====== Provided records

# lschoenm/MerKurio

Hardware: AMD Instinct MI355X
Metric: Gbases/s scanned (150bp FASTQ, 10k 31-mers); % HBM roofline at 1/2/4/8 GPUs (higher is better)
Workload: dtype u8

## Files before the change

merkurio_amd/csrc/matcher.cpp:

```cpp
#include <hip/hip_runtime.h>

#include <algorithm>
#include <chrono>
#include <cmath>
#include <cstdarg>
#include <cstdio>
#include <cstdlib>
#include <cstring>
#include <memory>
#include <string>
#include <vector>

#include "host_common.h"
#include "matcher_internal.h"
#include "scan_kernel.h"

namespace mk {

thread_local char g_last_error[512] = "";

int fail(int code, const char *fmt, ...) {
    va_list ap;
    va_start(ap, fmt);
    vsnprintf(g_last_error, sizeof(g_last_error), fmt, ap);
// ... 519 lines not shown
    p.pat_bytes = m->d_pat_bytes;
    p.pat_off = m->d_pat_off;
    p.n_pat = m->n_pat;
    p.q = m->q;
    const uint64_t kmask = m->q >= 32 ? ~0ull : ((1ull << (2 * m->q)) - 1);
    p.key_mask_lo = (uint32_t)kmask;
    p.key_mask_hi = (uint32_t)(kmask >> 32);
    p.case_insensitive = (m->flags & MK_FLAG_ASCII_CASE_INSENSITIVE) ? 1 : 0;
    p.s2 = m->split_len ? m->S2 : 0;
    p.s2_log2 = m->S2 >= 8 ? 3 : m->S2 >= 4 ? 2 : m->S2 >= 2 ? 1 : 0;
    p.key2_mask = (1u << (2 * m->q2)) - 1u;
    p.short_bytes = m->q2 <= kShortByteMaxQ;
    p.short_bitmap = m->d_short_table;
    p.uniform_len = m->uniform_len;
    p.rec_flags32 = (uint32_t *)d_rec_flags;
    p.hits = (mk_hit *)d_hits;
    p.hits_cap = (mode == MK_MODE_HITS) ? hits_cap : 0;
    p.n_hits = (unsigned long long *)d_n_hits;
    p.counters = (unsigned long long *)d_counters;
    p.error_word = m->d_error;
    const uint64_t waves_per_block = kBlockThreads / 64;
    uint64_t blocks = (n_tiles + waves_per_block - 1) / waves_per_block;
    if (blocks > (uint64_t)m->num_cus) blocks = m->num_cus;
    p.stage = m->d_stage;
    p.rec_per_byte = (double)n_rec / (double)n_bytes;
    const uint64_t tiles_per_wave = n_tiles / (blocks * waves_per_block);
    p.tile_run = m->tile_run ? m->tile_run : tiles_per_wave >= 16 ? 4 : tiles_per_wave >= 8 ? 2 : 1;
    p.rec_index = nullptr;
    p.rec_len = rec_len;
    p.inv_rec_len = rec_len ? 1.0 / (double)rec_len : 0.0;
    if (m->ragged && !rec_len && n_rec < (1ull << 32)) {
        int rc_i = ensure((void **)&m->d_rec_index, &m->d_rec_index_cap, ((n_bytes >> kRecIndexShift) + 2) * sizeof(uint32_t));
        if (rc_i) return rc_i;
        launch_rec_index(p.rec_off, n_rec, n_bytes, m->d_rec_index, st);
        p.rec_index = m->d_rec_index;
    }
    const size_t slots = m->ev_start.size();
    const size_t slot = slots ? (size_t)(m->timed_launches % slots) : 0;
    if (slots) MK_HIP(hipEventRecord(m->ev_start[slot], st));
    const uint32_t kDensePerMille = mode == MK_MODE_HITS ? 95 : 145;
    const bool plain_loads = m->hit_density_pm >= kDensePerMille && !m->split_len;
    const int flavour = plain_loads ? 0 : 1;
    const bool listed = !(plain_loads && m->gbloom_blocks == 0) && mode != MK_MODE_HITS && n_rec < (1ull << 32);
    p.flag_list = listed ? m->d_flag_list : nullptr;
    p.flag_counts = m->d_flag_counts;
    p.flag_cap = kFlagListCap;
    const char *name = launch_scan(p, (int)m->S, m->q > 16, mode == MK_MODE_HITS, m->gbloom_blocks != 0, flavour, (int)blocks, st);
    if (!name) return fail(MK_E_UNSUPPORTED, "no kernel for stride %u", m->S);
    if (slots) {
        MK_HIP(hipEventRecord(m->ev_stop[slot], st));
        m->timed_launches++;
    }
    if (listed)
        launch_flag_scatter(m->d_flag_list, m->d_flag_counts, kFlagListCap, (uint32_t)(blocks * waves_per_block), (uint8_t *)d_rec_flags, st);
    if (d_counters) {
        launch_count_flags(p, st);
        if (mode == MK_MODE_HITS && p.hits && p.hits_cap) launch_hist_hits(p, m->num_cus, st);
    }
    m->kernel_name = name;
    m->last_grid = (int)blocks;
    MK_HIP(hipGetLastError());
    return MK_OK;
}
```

============
====== Provided records

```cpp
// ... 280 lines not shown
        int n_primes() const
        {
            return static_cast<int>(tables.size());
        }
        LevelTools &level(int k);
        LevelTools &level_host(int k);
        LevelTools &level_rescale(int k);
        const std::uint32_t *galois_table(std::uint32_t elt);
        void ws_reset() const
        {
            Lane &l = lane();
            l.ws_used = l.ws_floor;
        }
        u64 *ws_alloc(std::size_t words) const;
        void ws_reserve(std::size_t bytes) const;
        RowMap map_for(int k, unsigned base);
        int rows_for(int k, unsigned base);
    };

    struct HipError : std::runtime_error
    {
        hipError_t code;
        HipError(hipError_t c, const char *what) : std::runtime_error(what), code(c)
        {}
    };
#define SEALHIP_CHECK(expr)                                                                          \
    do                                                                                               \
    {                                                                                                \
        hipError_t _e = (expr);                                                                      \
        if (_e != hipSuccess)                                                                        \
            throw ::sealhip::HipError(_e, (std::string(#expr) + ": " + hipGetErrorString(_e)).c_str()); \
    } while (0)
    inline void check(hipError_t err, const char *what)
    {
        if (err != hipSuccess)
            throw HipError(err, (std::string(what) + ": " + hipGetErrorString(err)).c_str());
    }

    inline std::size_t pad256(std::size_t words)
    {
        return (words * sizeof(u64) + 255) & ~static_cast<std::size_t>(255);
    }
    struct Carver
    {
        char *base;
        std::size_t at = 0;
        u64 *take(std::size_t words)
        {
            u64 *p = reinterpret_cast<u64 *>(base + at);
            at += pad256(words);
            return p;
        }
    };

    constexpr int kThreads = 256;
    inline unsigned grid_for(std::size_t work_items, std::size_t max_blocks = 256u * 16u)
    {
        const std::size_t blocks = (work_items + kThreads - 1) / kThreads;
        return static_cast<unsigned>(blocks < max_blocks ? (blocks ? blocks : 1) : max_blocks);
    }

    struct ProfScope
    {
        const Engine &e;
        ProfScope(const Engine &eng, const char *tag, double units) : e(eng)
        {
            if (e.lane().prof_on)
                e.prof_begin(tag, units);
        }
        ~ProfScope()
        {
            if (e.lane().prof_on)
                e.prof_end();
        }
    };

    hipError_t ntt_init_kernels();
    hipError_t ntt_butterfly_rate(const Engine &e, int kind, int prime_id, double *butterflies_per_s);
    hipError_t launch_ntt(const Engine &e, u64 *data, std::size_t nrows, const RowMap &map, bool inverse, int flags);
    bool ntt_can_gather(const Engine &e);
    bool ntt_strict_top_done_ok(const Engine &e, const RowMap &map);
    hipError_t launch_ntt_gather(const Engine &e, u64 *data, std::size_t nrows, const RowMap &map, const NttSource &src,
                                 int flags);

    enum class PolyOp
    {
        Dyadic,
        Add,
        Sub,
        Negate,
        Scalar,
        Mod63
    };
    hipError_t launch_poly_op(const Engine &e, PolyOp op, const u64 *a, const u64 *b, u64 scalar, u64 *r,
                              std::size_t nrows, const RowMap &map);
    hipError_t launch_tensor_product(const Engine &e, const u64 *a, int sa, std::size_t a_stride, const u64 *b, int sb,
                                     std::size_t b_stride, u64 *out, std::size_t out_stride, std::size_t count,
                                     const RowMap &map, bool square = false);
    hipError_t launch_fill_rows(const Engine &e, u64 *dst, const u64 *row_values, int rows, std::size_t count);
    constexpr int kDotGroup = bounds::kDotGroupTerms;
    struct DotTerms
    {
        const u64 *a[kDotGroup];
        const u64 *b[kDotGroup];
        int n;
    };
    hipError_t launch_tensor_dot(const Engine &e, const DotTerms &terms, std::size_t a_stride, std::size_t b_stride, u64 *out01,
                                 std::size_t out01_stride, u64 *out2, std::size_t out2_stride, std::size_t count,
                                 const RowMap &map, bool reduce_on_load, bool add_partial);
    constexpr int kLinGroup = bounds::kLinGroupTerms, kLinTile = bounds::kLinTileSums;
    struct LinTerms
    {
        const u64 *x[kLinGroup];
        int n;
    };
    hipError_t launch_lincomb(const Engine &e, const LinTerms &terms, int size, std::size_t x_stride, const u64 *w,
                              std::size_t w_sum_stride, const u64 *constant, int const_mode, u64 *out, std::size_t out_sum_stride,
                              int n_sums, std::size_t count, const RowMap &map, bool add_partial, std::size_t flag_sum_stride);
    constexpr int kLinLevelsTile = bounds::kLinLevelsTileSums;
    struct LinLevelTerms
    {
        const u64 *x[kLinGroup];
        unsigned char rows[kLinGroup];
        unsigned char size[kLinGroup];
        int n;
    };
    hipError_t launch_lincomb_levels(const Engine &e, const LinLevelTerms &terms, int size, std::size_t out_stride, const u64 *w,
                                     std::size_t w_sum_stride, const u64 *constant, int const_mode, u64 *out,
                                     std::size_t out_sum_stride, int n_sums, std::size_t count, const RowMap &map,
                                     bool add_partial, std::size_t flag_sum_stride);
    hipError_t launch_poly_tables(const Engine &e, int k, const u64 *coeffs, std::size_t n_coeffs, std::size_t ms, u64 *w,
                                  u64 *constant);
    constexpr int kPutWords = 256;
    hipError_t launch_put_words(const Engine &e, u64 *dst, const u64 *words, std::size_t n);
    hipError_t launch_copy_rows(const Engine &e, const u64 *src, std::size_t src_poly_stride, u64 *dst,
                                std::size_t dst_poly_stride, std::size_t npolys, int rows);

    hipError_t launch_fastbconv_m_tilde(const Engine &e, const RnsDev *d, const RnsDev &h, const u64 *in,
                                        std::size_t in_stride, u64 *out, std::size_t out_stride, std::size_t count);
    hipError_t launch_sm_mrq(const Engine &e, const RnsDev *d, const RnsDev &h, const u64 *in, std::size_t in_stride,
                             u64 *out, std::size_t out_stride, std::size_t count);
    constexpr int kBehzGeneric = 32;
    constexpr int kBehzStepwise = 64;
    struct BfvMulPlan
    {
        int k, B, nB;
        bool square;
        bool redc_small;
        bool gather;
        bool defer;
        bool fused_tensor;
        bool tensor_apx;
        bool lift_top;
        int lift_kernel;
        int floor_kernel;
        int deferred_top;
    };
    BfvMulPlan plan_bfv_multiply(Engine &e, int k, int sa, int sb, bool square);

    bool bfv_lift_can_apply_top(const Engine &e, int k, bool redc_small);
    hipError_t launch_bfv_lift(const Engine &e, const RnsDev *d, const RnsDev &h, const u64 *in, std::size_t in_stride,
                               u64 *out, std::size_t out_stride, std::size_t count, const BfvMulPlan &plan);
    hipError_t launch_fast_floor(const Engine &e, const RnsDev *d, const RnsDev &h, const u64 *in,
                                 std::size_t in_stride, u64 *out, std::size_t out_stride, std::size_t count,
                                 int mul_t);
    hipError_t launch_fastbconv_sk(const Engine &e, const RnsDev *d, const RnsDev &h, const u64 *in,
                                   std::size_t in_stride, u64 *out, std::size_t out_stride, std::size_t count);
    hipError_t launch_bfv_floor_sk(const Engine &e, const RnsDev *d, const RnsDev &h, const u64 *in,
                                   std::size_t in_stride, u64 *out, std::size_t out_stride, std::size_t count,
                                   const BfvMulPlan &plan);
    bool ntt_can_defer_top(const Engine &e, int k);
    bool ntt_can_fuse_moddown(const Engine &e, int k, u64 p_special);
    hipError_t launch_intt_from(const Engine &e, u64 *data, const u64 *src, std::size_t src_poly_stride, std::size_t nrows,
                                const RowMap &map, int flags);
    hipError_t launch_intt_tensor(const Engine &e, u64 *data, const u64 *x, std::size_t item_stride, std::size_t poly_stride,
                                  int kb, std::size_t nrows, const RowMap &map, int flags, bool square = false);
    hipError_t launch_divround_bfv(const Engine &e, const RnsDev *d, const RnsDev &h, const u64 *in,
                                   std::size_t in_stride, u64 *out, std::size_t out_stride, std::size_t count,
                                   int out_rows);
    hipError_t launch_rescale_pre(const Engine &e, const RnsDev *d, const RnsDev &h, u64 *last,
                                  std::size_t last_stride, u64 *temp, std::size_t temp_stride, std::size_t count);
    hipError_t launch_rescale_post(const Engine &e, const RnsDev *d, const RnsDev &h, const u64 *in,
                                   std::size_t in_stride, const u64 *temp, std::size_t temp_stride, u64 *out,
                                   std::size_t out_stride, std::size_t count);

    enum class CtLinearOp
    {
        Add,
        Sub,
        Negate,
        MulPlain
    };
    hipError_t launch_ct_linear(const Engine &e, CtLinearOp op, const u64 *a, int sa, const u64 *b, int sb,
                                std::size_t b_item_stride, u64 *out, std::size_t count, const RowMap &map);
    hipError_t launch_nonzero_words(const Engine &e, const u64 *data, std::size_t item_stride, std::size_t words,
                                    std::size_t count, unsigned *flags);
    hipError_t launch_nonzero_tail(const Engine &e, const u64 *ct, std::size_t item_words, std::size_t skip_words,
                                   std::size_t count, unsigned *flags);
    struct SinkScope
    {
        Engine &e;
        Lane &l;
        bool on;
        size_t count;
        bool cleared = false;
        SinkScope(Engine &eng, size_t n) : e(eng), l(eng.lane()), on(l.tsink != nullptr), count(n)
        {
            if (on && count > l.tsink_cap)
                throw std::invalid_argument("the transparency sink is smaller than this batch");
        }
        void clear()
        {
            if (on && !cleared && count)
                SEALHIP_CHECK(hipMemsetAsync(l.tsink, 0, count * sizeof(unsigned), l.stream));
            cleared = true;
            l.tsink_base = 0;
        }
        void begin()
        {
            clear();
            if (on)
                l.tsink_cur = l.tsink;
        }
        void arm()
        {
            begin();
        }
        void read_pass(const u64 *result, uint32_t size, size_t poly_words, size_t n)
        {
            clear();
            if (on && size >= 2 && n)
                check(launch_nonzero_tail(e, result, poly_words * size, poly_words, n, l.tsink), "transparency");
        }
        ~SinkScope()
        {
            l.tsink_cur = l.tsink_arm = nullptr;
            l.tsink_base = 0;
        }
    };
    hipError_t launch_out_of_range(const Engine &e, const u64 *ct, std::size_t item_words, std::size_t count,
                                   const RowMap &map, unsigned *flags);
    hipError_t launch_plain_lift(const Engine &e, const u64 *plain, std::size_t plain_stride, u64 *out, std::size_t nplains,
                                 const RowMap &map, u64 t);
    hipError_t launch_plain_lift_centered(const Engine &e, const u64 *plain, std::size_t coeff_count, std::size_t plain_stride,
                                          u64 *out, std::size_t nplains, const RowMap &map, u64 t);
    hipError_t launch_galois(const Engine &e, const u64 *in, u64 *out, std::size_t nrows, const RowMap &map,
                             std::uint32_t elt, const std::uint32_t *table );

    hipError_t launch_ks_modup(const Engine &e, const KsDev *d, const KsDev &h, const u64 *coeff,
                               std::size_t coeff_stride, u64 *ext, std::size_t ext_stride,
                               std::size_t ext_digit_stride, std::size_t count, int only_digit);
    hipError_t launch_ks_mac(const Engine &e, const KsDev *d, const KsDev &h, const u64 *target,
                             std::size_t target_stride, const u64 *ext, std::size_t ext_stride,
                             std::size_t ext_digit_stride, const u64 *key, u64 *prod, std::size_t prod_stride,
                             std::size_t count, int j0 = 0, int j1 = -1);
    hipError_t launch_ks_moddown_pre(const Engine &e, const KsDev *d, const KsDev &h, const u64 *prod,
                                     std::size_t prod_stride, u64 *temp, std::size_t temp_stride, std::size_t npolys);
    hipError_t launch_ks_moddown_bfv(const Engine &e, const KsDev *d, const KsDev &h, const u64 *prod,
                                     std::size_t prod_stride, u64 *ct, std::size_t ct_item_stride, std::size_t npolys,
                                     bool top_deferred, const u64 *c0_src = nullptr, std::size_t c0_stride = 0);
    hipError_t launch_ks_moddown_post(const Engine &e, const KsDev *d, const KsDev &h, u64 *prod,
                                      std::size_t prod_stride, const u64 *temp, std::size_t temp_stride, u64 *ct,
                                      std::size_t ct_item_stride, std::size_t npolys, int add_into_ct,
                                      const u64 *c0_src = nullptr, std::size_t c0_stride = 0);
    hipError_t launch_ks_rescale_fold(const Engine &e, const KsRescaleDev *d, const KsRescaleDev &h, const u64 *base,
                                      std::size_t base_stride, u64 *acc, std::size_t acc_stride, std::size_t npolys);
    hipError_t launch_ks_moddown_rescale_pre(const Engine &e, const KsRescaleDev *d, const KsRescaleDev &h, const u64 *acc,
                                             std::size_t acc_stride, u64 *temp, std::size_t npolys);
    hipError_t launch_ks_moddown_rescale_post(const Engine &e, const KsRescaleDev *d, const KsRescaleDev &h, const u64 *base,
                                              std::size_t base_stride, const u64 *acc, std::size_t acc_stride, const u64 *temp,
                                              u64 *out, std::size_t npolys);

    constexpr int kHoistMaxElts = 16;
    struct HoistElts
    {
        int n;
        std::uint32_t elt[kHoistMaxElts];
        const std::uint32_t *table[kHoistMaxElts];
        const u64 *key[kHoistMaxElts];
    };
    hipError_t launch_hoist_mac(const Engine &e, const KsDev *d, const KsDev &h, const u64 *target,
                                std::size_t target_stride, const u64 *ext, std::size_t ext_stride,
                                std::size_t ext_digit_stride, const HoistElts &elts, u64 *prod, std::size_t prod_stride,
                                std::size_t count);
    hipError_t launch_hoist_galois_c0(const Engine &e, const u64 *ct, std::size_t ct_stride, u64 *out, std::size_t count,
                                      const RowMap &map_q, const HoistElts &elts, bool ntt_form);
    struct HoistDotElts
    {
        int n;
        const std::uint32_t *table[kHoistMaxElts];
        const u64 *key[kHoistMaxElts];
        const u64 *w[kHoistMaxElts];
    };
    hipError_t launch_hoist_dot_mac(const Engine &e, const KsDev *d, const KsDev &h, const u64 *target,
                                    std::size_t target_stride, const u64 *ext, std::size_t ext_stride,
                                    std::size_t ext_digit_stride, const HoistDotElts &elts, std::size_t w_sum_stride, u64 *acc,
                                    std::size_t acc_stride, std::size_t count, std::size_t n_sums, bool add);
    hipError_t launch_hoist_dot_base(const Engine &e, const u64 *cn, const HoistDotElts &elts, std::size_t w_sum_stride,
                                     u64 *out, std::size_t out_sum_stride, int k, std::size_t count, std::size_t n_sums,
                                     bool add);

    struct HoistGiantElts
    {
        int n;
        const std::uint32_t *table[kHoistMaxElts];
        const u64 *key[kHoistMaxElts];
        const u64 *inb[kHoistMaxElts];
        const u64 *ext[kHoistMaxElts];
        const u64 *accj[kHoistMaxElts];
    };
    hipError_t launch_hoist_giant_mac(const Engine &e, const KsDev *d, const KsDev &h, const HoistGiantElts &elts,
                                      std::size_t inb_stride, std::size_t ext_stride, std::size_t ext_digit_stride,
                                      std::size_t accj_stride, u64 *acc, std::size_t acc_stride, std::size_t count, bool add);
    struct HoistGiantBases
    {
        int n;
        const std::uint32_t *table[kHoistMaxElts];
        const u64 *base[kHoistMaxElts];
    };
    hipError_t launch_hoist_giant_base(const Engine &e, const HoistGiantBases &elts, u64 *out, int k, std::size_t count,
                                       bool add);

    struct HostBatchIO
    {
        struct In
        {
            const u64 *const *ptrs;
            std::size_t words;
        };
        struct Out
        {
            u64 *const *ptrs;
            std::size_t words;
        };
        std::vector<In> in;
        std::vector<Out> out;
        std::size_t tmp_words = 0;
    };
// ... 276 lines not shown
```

============

- Task objective
Whenever the word "flavour" shows up in a line above, copy that line.

- Solution
    const int flavour = plain_loads ? 0 : 1;
    const char *name = launch_scan(p, (int)m->S, m->q > 16, mode == MK_MODE_HITS, m->gbloom_blocks != 0, flavour, (int)blocks, st);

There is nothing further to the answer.